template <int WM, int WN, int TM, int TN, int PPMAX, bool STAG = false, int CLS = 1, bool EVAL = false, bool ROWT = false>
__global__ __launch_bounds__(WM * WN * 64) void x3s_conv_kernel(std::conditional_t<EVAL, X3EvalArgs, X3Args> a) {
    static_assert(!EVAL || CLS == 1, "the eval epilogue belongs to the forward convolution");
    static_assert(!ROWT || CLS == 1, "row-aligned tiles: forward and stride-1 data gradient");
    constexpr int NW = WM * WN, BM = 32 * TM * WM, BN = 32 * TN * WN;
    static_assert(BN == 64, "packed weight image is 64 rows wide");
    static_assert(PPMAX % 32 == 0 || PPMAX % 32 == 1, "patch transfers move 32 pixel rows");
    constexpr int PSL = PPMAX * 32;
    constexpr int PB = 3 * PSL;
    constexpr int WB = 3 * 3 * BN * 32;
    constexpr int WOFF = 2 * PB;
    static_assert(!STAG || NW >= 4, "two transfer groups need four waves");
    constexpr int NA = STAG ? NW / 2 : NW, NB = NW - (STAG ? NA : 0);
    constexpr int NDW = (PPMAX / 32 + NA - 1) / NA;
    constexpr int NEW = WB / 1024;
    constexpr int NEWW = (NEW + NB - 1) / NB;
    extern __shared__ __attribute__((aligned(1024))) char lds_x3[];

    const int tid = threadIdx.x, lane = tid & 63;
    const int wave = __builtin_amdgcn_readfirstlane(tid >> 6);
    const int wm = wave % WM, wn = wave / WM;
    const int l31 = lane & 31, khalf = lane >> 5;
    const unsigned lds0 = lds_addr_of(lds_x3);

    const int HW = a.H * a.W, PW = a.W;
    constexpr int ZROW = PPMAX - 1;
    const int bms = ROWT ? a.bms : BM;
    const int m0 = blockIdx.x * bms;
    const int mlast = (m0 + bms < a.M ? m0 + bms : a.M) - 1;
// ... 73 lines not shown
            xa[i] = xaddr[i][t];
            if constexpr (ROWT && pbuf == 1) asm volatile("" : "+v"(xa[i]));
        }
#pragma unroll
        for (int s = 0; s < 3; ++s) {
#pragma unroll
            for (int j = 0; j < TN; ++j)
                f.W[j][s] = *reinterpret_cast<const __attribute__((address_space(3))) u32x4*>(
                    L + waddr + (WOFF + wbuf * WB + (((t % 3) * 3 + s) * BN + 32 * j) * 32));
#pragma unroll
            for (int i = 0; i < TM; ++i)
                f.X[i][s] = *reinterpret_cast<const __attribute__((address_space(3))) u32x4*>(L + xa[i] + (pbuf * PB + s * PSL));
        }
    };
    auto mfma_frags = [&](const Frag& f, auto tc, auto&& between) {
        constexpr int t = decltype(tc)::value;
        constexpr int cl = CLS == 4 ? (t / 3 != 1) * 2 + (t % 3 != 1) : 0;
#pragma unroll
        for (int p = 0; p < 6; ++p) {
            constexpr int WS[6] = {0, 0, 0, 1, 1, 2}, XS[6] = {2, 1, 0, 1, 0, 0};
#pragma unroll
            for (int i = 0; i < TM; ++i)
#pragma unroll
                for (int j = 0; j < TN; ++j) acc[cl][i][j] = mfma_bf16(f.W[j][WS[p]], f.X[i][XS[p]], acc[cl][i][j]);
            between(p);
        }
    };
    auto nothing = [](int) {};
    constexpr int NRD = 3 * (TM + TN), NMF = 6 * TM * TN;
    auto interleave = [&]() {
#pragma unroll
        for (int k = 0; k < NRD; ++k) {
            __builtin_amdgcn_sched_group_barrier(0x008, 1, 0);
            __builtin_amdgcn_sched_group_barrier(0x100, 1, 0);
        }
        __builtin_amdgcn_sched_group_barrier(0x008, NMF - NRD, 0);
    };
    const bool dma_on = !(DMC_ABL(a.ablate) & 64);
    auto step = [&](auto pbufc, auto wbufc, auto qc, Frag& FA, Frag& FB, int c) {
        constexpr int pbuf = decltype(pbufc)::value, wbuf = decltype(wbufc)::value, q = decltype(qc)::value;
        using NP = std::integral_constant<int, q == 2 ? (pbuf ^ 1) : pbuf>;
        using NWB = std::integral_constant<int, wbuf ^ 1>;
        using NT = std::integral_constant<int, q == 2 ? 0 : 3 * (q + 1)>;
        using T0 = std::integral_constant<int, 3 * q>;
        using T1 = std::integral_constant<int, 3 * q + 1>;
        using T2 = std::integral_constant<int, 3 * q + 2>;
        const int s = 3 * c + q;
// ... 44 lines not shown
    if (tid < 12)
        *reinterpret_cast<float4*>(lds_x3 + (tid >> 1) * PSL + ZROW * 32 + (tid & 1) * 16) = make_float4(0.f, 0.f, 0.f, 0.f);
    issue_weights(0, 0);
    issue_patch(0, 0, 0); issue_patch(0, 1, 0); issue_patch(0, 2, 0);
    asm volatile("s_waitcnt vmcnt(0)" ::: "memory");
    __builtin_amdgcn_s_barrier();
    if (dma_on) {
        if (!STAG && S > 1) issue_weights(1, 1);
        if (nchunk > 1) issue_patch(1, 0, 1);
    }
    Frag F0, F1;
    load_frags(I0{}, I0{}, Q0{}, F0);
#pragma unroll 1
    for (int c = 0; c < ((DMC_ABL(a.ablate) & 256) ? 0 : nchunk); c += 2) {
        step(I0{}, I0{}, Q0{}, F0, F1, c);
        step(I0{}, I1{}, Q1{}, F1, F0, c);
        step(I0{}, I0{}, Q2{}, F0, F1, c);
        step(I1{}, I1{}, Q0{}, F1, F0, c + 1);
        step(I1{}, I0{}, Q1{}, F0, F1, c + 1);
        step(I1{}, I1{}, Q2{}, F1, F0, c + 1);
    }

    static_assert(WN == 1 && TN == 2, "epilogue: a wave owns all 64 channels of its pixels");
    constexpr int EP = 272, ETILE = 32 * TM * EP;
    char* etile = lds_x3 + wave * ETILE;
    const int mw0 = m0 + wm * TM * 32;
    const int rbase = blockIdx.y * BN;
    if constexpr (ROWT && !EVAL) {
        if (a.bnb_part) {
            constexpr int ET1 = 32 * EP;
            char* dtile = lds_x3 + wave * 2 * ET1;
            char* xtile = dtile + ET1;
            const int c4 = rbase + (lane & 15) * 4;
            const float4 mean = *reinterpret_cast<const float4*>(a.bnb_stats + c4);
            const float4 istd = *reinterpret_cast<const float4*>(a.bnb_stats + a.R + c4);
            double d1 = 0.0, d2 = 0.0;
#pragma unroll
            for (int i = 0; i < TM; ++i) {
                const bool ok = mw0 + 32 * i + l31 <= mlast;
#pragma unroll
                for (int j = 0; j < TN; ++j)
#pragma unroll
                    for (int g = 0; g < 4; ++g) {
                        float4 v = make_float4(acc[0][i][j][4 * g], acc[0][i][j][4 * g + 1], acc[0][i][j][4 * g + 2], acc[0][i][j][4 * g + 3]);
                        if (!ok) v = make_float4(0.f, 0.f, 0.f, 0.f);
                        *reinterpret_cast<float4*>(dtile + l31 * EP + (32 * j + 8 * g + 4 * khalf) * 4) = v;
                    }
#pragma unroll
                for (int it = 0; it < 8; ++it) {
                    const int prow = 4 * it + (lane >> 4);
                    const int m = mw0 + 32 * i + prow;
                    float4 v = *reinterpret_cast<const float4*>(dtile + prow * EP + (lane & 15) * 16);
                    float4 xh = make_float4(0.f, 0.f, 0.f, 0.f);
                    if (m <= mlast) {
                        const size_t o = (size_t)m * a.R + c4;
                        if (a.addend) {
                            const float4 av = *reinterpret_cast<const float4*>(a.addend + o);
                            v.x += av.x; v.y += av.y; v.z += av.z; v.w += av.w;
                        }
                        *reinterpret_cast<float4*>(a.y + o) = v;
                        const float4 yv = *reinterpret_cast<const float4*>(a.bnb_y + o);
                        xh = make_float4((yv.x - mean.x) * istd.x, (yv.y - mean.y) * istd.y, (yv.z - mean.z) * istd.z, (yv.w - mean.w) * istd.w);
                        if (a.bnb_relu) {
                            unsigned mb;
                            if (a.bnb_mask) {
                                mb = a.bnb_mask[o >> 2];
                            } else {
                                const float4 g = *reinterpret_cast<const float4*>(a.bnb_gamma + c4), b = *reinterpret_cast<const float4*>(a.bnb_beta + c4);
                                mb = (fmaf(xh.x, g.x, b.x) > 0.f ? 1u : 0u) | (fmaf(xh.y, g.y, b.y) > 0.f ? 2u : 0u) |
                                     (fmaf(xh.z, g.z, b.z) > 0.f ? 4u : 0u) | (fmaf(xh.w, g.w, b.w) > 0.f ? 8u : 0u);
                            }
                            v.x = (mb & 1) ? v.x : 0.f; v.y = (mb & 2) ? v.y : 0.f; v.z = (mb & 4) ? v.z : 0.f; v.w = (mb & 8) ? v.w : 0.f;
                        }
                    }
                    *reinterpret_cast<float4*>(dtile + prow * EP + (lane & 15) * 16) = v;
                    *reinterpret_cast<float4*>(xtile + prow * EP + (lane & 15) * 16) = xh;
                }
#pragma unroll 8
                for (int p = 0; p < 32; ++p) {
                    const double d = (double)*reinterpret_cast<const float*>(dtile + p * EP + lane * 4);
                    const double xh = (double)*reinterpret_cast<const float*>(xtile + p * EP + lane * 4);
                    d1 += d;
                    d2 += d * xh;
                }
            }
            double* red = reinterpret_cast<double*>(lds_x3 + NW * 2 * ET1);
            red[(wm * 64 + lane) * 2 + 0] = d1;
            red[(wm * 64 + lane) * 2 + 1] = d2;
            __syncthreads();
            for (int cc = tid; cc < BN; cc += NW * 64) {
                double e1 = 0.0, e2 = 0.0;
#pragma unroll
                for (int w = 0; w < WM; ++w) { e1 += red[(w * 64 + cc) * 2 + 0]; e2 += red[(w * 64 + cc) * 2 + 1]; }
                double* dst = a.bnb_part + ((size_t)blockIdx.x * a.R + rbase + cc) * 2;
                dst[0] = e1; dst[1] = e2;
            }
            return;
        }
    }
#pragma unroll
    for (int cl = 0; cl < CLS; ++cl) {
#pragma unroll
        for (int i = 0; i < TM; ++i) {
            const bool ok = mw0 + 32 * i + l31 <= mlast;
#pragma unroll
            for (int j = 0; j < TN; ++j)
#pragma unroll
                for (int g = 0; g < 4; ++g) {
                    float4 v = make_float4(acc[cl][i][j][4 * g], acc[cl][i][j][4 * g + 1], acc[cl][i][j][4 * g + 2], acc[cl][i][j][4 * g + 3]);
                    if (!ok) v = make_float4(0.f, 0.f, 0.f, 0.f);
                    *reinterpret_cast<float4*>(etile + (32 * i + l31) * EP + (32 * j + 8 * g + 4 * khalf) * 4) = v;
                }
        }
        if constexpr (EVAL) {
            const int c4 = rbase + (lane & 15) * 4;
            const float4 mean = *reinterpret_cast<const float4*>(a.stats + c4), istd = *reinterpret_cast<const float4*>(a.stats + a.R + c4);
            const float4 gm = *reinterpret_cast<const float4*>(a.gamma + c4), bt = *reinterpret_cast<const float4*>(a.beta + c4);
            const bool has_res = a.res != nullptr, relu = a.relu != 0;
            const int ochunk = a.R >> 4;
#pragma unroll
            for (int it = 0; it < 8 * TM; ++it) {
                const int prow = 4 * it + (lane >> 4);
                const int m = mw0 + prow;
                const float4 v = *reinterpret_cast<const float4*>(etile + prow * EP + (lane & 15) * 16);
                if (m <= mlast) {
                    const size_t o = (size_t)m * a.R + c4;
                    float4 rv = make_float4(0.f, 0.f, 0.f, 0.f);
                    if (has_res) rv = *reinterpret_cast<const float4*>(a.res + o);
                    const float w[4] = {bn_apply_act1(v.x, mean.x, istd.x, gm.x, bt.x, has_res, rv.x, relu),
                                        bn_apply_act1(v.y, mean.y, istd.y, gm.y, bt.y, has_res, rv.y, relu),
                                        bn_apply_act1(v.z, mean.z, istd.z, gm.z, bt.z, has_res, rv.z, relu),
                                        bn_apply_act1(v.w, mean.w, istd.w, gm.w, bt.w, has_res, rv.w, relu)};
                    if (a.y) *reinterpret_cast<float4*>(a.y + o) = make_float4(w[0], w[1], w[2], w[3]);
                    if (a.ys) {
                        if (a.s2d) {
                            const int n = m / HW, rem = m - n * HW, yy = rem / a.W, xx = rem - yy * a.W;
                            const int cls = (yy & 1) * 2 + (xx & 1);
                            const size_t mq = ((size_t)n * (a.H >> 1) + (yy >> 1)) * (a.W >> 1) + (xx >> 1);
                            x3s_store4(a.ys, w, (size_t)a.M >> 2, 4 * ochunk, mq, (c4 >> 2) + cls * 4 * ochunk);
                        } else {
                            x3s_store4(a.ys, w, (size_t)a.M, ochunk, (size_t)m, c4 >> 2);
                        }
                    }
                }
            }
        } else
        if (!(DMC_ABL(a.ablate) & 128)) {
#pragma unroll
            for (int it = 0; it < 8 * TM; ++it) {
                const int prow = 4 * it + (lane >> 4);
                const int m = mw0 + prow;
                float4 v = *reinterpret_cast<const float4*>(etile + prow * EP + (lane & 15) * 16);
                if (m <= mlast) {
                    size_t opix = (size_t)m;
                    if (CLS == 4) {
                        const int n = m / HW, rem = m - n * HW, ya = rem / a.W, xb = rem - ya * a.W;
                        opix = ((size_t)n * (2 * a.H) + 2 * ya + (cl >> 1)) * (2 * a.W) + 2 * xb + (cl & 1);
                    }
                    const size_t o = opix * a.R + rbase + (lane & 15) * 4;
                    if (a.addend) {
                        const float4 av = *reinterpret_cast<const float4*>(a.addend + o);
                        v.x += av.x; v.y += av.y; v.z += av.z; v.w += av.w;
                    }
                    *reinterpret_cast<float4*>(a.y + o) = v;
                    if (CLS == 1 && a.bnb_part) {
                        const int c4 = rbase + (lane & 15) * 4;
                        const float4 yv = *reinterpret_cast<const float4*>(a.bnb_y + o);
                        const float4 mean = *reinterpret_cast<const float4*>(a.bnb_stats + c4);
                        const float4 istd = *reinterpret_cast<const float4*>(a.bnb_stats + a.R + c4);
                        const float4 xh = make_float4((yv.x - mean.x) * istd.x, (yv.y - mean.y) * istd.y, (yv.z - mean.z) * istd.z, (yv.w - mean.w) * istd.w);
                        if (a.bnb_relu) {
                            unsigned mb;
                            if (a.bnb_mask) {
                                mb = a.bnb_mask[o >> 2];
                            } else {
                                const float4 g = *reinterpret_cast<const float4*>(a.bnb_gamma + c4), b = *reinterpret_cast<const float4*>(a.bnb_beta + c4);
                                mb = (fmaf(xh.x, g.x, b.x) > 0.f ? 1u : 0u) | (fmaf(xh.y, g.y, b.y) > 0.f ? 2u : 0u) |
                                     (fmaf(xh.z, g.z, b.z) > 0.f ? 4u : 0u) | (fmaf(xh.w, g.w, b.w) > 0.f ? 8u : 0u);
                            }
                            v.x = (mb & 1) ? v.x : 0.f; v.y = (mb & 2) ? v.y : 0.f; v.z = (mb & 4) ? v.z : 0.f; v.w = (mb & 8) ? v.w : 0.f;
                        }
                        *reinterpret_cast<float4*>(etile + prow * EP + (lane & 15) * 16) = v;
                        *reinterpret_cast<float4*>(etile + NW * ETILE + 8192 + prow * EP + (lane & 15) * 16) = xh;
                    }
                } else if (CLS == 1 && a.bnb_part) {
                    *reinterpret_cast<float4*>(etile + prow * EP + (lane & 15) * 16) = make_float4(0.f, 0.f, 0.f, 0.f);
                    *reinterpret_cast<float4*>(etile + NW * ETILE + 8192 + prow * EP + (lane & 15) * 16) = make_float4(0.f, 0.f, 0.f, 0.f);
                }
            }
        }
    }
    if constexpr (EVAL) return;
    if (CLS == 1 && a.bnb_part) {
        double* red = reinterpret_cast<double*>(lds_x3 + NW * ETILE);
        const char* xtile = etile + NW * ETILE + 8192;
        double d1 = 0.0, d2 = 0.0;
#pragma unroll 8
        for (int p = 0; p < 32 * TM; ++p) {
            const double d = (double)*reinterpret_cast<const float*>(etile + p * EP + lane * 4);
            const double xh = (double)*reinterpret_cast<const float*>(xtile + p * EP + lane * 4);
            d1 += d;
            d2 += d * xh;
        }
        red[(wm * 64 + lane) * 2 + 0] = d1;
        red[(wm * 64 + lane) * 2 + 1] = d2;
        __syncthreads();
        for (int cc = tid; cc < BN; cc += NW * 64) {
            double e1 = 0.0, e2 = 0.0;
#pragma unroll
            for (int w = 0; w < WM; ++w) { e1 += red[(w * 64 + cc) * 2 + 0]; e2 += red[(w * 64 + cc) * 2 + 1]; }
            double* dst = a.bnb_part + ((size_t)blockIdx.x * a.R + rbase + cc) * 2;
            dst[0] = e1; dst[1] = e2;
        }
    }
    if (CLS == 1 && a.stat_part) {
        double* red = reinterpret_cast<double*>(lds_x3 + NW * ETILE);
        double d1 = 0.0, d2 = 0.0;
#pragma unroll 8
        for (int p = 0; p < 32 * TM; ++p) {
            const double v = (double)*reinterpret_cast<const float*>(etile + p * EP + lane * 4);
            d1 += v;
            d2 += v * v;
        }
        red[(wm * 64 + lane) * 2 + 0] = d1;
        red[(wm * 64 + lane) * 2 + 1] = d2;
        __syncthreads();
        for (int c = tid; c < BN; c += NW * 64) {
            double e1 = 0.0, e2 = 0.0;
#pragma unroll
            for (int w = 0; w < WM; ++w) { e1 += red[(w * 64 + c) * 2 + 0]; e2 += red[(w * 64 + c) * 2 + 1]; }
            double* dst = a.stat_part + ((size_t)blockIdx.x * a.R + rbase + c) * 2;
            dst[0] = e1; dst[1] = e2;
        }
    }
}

=-=-=-=-=

WHAT TO PRODUCE: Everything above from the line with "auto nothing = [](int)" to the line with "using T0 = std::integral_constant<int, 3", both included, must be repeated exactly, and nothing outside that range.

RESPONSE AREA:
    auto nothing = [](int) {};
    constexpr int NRD = 3 * (TM + TN), NMF = 6 * TM * TN;
    auto interleave = [&]() {
#pragma unroll
        for (int k = 0; k < NRD; ++k) {
            __builtin_amdgcn_sched_group_barrier(0x008, 1, 0);
            __builtin_amdgcn_sched_group_barrier(0x100, 1, 0);
        }
        __builtin_amdgcn_sched_group_barrier(0x008, NMF - NRD, 0);
    };
    const bool dma_on = !(DMC_ABL(a.ablate) & 64);
    auto step = [&](auto pbufc, auto wbufc, auto qc, Frag& FA, Frag& FB, int c) {
        constexpr int pbuf = decltype(pbufc)::value, wbuf = decltype(wbufc)::value, q = decltype(qc)::value;
        using NP = std::integral_constant<int, q == 2 ? (pbuf ^ 1) : pbuf>;
        using NWB = std::integral_constant<int, wbuf ^ 1>;
        using NT = std::integral_constant<int, q == 2 ? 0 : 3 * (q + 1)>;
        using T0 = std::integral_constant<int, 3 * q>;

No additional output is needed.